TASK GOAL: In the entries below, spot each line with the word "ctid" and copy it.

TASK MATERIAL:
○ ○ ○
template <int BN, int MN_MAJOR, int EK>
__global__ void __launch_bounds__(N_THREADS, 1) gemm_tc_kernel(const __grid_constant__ TcParams p) {
  static_assert(BN == 64 || BN == 128, "wgmma tile width");
  constexpr int A_TILE = BM * BK * 2;
  constexpr int B_TILE = BN * BK * 2;
  constexpr int WG_A = 64 * BK * 2;
  extern __shared__ uint8_t smem_raw[];
  uint8_t* smem = smem_raw + ((1024u - (smem_u32(smem_raw) & 1023u)) & 1023u);
  const int P = p.n_planes;
  const int stage_bytes = P * (A_TILE + B_TILE);
  int stages = RING_BYTES / stage_bytes;
  if (stages > MAX_STAGES) stages = MAX_STAGES;
  uint64_t* bars = reinterpret_cast<uint64_t*>(smem + RING_BYTES);
  const uint32_t bar_full = smem_u32(bars), bar_empty = smem_u32(bars + MAX_STAGES);
  float* epi_buf = reinterpret_cast<float*>(smem + RING_BYTES + BAR_BYTES);
  float* cs_buf = reinterpret_cast<float*>(smem + RING_BYTES + BAR_BYTES + 2 * EPI_WG_BYTES);
  const int warp = threadIdx.x >> 5, lane = threadIdx.x & 31;
  const long long t_kernel0 = clock64();

  if (warp == N_CONSUMER_WARPS && lane == 0) {
    for (int i = 0; i < P; ++i) {
      tma_prefetch_desc(&p.tmA[i]);
      tma_prefetch_desc(&p.tmB[i]);
    }
    for (int i = 0; i < MAX_STAGES; ++i) {
      mbar_init(bar_full + 8 * i, 1);
      mbar_init(bar_empty + 8 * i, 4);
    }
    asm volatile("fence.mbarrier_init.release.cluster;" ::: "memory");
  }
  if (threadIdx.x < 256) cs_buf[threadIdx.x] = 0.0f;
  __syncthreads();
  pdl_wait();
  pdl_launch_dependents();

  const int kb_total = (p.K + BK - 1) / BK;
  const int kb_per = (kb_total + p.k_slices - 1) / p.k_slices;
  const int n_items = p.m_tiles * p.n_tiles * p.k_slices;
  const int n_prod = (P == 1) ? 1 : (P == 2 ? 3 : 6);

  if (warp >= N_CONSUMER_WARPS) {
    setmaxnreg_dec<PRODUCER_REGS>();
    if (warp == N_CONSUMER_WARPS && lane == 0) {
      int s = 0;
      uint32_t ph = 0;
      for (int item = blockIdx.x; item < n_items; item += gridDim.x) {
        const int ks = item % p.k_slices;
        const int t = item / p.k_slices;
        const int n0 = (t % p.n_tiles) * BN, m0 = (t / p.n_tiles) * BM;
        const int kb0 = ks * kb_per, kb1 = min(kb_total, kb0 + kb_per);
        for (int kb = kb0; kb < kb1; ++kb) {
          {
            NRW_PROF_T0(p.prof != nullptr);
            mbar_wait(bar_empty + 8 * s, ph ^ 1);
            NRW_PROF_ADD(p.prof != nullptr, 0);
          }
          mbar_arrive_expect_tx(bar_full + 8 * s, stage_bytes);
          const uint32_t sa = smem_u32(smem + s * stage_bytes);
          const uint32_t sb = sa + P * A_TILE;
          for (int pl = 0; pl < P; ++pl) {
            if (MN_MAJOR == 0) {
              tma_load_2d(sa + pl * A_TILE, &p.tmA[pl], bar_full + 8 * s, kb * BK, m0);
              tma_load_2d(sb + pl * B_TILE, &p.tmB[pl], bar_full + 8 * s, kb * BK, n0);
            } else {
#pragma unroll
              for (int sl = 0; sl < BM / 64; ++sl)
                tma_load_2d(sa + pl * A_TILE + sl * (64 * BK * 2), &p.tmA[pl], bar_full + 8 * s,
                            m0 + 64 * sl, kb * BK);
#pragma unroll
              for (int sl = 0; sl < BN / 64; ++sl)
                tma_load_2d(sb + pl * B_TILE + sl * (64 * BK * 2), &p.tmB[pl], bar_full + 8 * s,
                            n0 + 64 * sl, kb * BK);
            }
          }
          if (++s == stages) { s = 0; ph ^= 1; }
        }
      }
    }
  } else {
    setmaxnreg_inc<CONSUMER_REGS>();
    const int wg = warp >> 2, wi = warp & 3;
    const uint32_t smem0 = smem_u32(smem);
    constexpr uint32_t LBO = MN_MAJOR ? (64 * BK * 2) : 16;
    constexpr uint32_t SBO = 1024;
    constexpr uint32_t KSTEP = MN_MAJOR ? (16 * 128) : 32;
    const uint64_t desc_hi = make_gdesc(0, LBO, SBO);
    float* stage_tile = epi_buf + wg * (EPI_WG_BYTES / 4);
    const bool use_cs = p.epi.colsum != nullptr && !p.epi.atomic;
    float* cs_wg = cs_buf + 128 * wg;
    const int ctid = threadIdx.x & 127;
    const bool prof = p.prof != nullptr && wi == 0 && lane == 0;
    const int po = 8 * wg;
    int cs_n0 = -1;
    int s = 0;
    uint32_t ph = 0;
    for (int j = 0; blockIdx.x + j * gridDim.x < n_items; ++j) {
      const int item = blockIdx.x + j * gridDim.x;
      const int ks = item % p.k_slices;
      const int t = item / p.k_slices;
      const int n0 = (t % p.n_tiles) * BN, m0 = (t / p.n_tiles) * BM;
      const int kb0 = ks * kb_per, kb1 = min(kb_total, kb0 + kb_per);
      if ((j & 1) != wg) {
        for (int kb = kb0; kb < kb1; ++kb)
          if (++s == stages) { s = 0; ph ^= 1; }
        continue;
      }
      if (use_cs && n0 != cs_n0) {
        if (cs_n0 >= 0) colsum_flush(cs_wg, p.epi.colsum, cs_n0, min(min(p.N, p.epi.n_store) - cs_n0, BN), ctid, 128, 2 + wg);
        cs_n0 = n0;
      }
      float acc[2][BN / 2];
#pragma unroll
      for (int h = 0; h < 2; ++h)
#pragma unroll
        for (int i = 0; i < BN / 2; ++i) acc[h][i] = 0.0f;
      if (j > 0) {
        NRW_PROF_T0(prof);
        named_bar_sync(BAR_TURN + wg, 256);
        NRW_PROF_ADD(prof, 3 + po);
      }
      int prev_s = -1;
      for (int kb = kb0; kb < kb1; ++kb) {
        {
          NRW_PROF_T0(prof);
          mbar_wait(bar_full + 8 * s, ph);
          NRW_PROF_ADD(prof, 1 + po);
        }
        const uint32_t sa = smem0 + s * stage_bytes;
        const uint32_t sb = smem0 + s * stage_bytes + P * A_TILE;
        wgmma_fence();
        for (int pr = 0; pr < n_prod; ++pr) {
          const int q = 4 * (n_prod - 1 - pr);
          const uint32_t pa = (0x021010u >> q) & 0xFu, pb = (0x201100u >> q) & 0xFu;
          const uint64_t da = desc_hi | (uint64_t)(((sa + pa * A_TILE) & 0x3FFFFu) >> 4);
          const uint64_t db = desc_hi | (uint64_t)(((sb + pb * B_TILE) & 0x3FFFFu) >> 4);
#pragma unroll
          for (int k = 0; k < BK / 16; ++k)
#pragma unroll
            for (int h = 0; h < 2; ++h)
              wgmma_bf16<BN, MN_MAJOR, MN_MAJOR>(acc[h], da + ((h * WG_A + k * KSTEP) >> 4), db + ((k * KSTEP) >> 4), 1u);
        }
        wgmma_commit();
        acc_fence(acc[0]);
        acc_fence(acc[1]);
        if (prev_s >= 0) {
          wgmma_wait<1>();
          acc_fence(acc[0]);
          acc_fence(acc[1]);
          if (lane == 0) mbar_arrive(bar_empty + 8 * prev_s);
        }
        prev_s = s;
        if (++s == stages) { s = 0; ph ^= 1; }
      }
      if (item + gridDim.x < n_items) named_bar_arrive(BAR_TURN + (wg ^ 1), 256);
      wgmma_wait<0>();
      acc_fence(acc[0]);
      acc_fence(acc[1]);
      if (prev_s >= 0 && lane == 0) mbar_arrive(bar_empty + 8 * prev_s);
      if (kb1 <= kb0) continue;
      NRW_PROF_T0(prof);
// ... 145 lines not shown
  cudaLaunchAttribute attr[1];
  attr[0].id = cudaLaunchAttributeProgrammaticStreamSerialization;
  attr[0].val.programmaticStreamSerializationAllowed = 1;
  cfg.attrs = attr;
  cfg.numAttrs = pdl ? 1 : 0;
  return cudaLaunchKernelEx(&cfg, kernel, p);
}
○ ○ ○
RESPONSE TO THIS EXERCISE:
    const int ctid = threadIdx.x & 127;
        if (cs_n0 >= 0) colsum_flush(cs_wg, p.epi.colsum, cs_n0, min(min(p.N, p.epi.n_store) - cs_n0, BN), ctid, 128, 2 + wg);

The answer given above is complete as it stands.